### [Task objective]
Wherever the word "auto" appears in the entries, copy the whole line.

===== Records for this task =====

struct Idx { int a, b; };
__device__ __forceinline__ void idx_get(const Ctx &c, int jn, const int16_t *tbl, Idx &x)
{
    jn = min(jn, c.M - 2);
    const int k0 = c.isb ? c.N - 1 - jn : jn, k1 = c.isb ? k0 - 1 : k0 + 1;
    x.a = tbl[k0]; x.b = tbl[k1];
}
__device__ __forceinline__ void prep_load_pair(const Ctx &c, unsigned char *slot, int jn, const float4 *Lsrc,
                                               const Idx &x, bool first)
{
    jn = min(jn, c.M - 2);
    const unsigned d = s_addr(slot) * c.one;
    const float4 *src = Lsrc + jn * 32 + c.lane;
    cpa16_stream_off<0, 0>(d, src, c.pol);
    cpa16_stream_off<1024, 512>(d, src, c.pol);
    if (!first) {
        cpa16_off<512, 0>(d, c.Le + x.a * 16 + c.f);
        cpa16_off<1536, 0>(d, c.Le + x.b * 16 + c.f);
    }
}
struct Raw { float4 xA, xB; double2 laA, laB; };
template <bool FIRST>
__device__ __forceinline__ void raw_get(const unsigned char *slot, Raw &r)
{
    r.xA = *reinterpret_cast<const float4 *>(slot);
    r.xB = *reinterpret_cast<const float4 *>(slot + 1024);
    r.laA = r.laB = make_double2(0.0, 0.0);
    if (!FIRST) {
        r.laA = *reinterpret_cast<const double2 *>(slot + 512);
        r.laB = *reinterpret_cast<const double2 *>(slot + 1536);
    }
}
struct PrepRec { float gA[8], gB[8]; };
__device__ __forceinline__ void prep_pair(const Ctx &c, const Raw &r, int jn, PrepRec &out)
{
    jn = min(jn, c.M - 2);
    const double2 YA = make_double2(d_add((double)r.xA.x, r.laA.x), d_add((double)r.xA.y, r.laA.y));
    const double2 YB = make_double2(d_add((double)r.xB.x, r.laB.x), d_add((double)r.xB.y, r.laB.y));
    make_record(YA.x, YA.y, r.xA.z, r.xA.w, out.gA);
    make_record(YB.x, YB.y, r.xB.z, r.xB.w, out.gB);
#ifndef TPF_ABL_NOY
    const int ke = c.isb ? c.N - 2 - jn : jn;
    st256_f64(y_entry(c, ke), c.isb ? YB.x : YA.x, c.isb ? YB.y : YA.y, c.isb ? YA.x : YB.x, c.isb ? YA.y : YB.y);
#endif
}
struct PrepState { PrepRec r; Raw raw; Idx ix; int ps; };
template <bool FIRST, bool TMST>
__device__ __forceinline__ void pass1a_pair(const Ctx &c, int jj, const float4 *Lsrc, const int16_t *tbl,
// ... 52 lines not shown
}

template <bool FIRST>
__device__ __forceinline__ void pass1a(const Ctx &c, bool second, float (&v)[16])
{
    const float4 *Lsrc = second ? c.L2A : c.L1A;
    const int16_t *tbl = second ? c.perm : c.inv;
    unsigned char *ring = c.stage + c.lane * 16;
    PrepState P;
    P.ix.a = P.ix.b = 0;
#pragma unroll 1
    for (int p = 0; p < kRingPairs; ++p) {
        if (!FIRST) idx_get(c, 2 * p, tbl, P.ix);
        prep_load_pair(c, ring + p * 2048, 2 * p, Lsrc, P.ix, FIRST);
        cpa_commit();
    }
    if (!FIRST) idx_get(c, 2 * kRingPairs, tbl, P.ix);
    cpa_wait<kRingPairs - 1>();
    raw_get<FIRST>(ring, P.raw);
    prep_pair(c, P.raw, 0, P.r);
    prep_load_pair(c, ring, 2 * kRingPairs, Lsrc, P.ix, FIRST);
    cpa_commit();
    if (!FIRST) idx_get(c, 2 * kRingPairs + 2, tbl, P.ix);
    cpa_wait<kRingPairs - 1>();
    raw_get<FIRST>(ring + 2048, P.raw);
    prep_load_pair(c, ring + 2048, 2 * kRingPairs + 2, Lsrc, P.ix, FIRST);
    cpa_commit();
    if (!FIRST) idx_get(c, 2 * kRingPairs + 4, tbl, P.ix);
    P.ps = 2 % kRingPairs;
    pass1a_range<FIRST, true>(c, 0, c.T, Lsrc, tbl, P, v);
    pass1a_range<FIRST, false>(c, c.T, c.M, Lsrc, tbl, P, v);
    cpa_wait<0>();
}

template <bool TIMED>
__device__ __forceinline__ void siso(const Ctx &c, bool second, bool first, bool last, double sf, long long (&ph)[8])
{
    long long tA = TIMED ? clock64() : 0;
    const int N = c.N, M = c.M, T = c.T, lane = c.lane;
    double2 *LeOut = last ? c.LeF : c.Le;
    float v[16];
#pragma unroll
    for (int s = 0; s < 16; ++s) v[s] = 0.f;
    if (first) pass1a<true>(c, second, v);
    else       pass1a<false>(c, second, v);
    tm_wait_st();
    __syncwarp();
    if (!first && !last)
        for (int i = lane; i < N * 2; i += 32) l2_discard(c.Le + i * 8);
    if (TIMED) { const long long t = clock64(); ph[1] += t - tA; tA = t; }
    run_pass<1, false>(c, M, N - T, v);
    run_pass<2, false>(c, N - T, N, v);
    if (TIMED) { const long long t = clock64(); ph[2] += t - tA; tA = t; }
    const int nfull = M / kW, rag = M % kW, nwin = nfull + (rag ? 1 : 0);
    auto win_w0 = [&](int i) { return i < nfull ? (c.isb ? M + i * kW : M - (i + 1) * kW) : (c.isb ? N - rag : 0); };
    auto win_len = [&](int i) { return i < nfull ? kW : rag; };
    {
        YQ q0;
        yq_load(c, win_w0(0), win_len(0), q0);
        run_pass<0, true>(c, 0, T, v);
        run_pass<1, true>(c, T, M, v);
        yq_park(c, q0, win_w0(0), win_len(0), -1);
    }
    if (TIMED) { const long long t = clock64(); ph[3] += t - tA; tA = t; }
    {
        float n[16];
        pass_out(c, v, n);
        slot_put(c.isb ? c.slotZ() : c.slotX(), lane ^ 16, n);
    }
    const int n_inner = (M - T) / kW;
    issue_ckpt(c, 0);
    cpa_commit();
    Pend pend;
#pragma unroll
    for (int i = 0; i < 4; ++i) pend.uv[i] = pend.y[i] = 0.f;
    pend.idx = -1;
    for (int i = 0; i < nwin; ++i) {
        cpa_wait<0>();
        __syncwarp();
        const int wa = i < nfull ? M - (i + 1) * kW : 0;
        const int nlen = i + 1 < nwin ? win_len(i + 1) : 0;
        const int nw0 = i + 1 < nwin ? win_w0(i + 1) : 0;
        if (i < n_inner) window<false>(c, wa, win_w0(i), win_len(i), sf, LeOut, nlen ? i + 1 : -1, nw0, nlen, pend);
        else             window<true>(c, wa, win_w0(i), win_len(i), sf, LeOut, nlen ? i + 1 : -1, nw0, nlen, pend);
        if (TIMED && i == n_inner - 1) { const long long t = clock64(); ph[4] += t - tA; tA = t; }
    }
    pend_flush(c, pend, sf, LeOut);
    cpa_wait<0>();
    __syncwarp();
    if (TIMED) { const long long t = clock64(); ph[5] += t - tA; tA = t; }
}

=====
===== Records for this task =====

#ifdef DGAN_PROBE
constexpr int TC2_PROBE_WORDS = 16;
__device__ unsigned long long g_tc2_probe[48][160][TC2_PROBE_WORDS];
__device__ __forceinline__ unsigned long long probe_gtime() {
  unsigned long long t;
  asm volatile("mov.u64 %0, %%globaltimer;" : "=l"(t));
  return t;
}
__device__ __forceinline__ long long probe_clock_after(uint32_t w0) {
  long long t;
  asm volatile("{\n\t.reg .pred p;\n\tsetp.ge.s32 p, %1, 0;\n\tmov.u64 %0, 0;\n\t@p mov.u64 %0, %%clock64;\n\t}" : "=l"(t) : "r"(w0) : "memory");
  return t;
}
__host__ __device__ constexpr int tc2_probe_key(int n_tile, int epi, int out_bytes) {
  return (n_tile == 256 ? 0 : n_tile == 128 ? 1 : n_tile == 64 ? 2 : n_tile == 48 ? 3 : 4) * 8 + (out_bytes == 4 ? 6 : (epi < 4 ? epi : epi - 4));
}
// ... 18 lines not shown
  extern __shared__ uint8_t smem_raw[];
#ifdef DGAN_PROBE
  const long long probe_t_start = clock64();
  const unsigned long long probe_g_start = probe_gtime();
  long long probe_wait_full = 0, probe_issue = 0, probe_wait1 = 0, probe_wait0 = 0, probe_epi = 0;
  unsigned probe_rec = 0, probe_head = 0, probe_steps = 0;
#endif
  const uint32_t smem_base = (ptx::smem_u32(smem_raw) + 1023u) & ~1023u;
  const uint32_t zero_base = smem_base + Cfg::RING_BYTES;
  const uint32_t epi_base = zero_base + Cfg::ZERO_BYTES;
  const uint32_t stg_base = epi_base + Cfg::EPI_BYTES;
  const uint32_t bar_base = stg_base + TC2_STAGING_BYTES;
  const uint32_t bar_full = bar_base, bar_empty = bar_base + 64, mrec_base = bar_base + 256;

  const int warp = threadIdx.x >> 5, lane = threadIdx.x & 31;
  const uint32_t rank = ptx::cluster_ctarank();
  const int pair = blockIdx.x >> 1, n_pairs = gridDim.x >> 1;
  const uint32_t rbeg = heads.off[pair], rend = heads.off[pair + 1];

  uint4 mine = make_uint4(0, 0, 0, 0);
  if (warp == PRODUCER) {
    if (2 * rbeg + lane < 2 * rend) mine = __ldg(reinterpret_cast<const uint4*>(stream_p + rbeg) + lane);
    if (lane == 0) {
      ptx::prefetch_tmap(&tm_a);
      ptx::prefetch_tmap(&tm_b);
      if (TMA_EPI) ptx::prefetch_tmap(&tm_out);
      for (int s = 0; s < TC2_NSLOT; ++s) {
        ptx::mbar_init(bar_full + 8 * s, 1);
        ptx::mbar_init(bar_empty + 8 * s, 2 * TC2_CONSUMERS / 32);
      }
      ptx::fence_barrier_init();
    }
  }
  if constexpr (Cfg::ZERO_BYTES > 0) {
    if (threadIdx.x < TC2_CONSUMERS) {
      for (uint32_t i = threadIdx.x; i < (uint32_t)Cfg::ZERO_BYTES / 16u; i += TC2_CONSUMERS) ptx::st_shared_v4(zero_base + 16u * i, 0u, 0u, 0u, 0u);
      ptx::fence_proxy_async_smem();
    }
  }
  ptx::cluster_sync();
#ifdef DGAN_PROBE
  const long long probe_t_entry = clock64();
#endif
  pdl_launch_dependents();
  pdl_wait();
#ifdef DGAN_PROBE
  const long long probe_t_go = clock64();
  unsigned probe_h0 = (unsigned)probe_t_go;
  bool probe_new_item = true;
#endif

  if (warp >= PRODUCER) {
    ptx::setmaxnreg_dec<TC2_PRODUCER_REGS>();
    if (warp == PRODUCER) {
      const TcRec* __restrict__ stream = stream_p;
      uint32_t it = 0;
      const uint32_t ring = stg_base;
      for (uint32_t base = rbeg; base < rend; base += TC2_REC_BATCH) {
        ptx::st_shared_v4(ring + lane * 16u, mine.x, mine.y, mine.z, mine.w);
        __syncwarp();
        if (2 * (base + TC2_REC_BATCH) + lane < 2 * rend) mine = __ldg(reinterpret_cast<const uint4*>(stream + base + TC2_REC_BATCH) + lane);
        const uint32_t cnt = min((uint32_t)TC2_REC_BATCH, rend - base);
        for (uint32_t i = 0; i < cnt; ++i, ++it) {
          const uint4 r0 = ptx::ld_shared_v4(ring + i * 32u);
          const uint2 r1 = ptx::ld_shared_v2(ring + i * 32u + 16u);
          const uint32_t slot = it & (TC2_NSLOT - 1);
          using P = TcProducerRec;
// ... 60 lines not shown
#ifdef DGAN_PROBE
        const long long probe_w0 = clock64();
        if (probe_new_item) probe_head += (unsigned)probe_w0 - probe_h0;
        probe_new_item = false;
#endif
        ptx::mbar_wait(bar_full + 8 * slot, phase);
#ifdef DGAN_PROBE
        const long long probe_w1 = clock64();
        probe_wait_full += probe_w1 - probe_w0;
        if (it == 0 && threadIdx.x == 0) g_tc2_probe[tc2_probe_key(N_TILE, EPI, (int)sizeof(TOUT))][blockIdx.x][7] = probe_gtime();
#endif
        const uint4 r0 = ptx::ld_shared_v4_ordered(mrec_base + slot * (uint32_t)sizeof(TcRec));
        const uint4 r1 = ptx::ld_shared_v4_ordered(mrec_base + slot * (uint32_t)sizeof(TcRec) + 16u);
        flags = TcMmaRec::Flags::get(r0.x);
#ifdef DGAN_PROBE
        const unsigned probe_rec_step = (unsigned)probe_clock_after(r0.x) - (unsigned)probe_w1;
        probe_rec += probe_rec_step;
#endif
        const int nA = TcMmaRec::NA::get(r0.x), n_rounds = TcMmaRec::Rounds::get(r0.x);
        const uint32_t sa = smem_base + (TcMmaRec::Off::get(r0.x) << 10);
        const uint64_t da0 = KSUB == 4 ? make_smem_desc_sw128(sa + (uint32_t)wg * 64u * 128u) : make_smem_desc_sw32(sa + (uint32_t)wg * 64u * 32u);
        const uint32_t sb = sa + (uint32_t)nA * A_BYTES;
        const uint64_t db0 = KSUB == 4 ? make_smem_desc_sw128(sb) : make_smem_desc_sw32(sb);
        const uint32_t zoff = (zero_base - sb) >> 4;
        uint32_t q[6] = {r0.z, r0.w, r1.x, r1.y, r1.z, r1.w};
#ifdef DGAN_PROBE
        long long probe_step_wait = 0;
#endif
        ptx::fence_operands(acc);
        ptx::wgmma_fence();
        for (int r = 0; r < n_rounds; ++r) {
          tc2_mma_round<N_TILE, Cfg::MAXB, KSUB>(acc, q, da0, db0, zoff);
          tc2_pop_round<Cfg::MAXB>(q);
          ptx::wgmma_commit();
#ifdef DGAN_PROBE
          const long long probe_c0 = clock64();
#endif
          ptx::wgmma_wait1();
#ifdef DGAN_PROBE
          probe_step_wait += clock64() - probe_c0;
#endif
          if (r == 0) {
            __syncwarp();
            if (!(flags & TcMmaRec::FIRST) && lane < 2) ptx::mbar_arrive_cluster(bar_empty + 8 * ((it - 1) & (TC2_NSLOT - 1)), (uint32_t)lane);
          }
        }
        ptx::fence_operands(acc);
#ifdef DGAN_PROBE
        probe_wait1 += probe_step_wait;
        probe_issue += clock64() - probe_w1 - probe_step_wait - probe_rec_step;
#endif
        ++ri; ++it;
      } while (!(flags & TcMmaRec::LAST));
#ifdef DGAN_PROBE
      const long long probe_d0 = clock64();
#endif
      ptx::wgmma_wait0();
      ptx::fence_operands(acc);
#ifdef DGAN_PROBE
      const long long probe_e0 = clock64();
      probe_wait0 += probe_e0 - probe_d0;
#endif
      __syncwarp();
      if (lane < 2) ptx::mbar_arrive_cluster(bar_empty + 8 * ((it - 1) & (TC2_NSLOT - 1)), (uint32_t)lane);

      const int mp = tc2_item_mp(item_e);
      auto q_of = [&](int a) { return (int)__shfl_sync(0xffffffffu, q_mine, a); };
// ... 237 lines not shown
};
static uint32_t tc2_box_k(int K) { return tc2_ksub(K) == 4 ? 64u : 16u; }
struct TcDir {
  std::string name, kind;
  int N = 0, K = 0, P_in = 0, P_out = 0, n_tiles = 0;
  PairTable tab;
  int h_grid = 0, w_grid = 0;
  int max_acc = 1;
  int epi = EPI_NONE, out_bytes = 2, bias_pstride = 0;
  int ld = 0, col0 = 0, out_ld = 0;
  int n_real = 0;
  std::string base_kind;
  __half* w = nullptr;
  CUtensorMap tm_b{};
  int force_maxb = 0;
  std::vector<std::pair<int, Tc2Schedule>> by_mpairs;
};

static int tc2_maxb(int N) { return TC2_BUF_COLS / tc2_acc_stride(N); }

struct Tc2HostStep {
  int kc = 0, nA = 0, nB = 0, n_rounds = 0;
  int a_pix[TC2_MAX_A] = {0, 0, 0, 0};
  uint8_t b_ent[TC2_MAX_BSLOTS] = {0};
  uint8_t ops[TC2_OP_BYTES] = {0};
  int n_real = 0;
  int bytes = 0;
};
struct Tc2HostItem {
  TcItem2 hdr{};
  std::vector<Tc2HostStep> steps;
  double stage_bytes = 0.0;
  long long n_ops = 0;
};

=====

### [Written response]
    auto win_w0 = [&](int i) { return i < nfull ? (c.isb ? M + i * kW : M - (i + 1) * kW) : (c.isb ? N - rag : 0); };
    auto win_len = [&](int i) { return i < nfull ? kW : rag; };
      auto q_of = [&](int a) { return (int)__shfl_sync(0xffffffffu, q_mine, a); };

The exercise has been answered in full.